_Assignment_
Examine the entries and show every line in which the word "cand" is found.

_Data records_
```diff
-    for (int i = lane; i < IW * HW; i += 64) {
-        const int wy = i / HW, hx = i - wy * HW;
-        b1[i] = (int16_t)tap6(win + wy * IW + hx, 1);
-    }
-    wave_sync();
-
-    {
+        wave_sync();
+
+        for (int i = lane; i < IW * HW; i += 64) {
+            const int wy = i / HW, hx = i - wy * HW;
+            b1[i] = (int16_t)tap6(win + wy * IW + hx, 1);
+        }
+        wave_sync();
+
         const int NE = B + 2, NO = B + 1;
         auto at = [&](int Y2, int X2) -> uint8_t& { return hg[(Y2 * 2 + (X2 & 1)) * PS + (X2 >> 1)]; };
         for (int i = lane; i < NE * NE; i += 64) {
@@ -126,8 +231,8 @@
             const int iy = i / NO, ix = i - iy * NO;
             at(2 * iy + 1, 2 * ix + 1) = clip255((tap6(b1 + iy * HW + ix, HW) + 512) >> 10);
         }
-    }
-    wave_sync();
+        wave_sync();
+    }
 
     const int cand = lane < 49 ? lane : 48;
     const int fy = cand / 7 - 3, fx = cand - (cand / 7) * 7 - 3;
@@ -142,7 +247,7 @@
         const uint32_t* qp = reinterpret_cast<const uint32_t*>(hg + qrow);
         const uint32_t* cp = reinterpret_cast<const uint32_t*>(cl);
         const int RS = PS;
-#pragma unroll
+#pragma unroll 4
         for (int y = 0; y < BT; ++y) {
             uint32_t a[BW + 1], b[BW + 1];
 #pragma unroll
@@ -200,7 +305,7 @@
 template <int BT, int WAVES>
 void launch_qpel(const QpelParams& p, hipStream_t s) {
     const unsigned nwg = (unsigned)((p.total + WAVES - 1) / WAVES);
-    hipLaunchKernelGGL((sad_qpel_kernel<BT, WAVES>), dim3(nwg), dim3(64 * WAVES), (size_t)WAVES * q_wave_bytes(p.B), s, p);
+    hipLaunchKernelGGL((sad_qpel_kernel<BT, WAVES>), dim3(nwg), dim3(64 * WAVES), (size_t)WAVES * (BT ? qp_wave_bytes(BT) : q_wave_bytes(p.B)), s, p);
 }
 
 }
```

_Finished exercise_
     const int cand = lane < 49 ? lane : 48;
     const int fy = cand / 7 - 3, fx = cand - (cand / 7) * 7 - 3;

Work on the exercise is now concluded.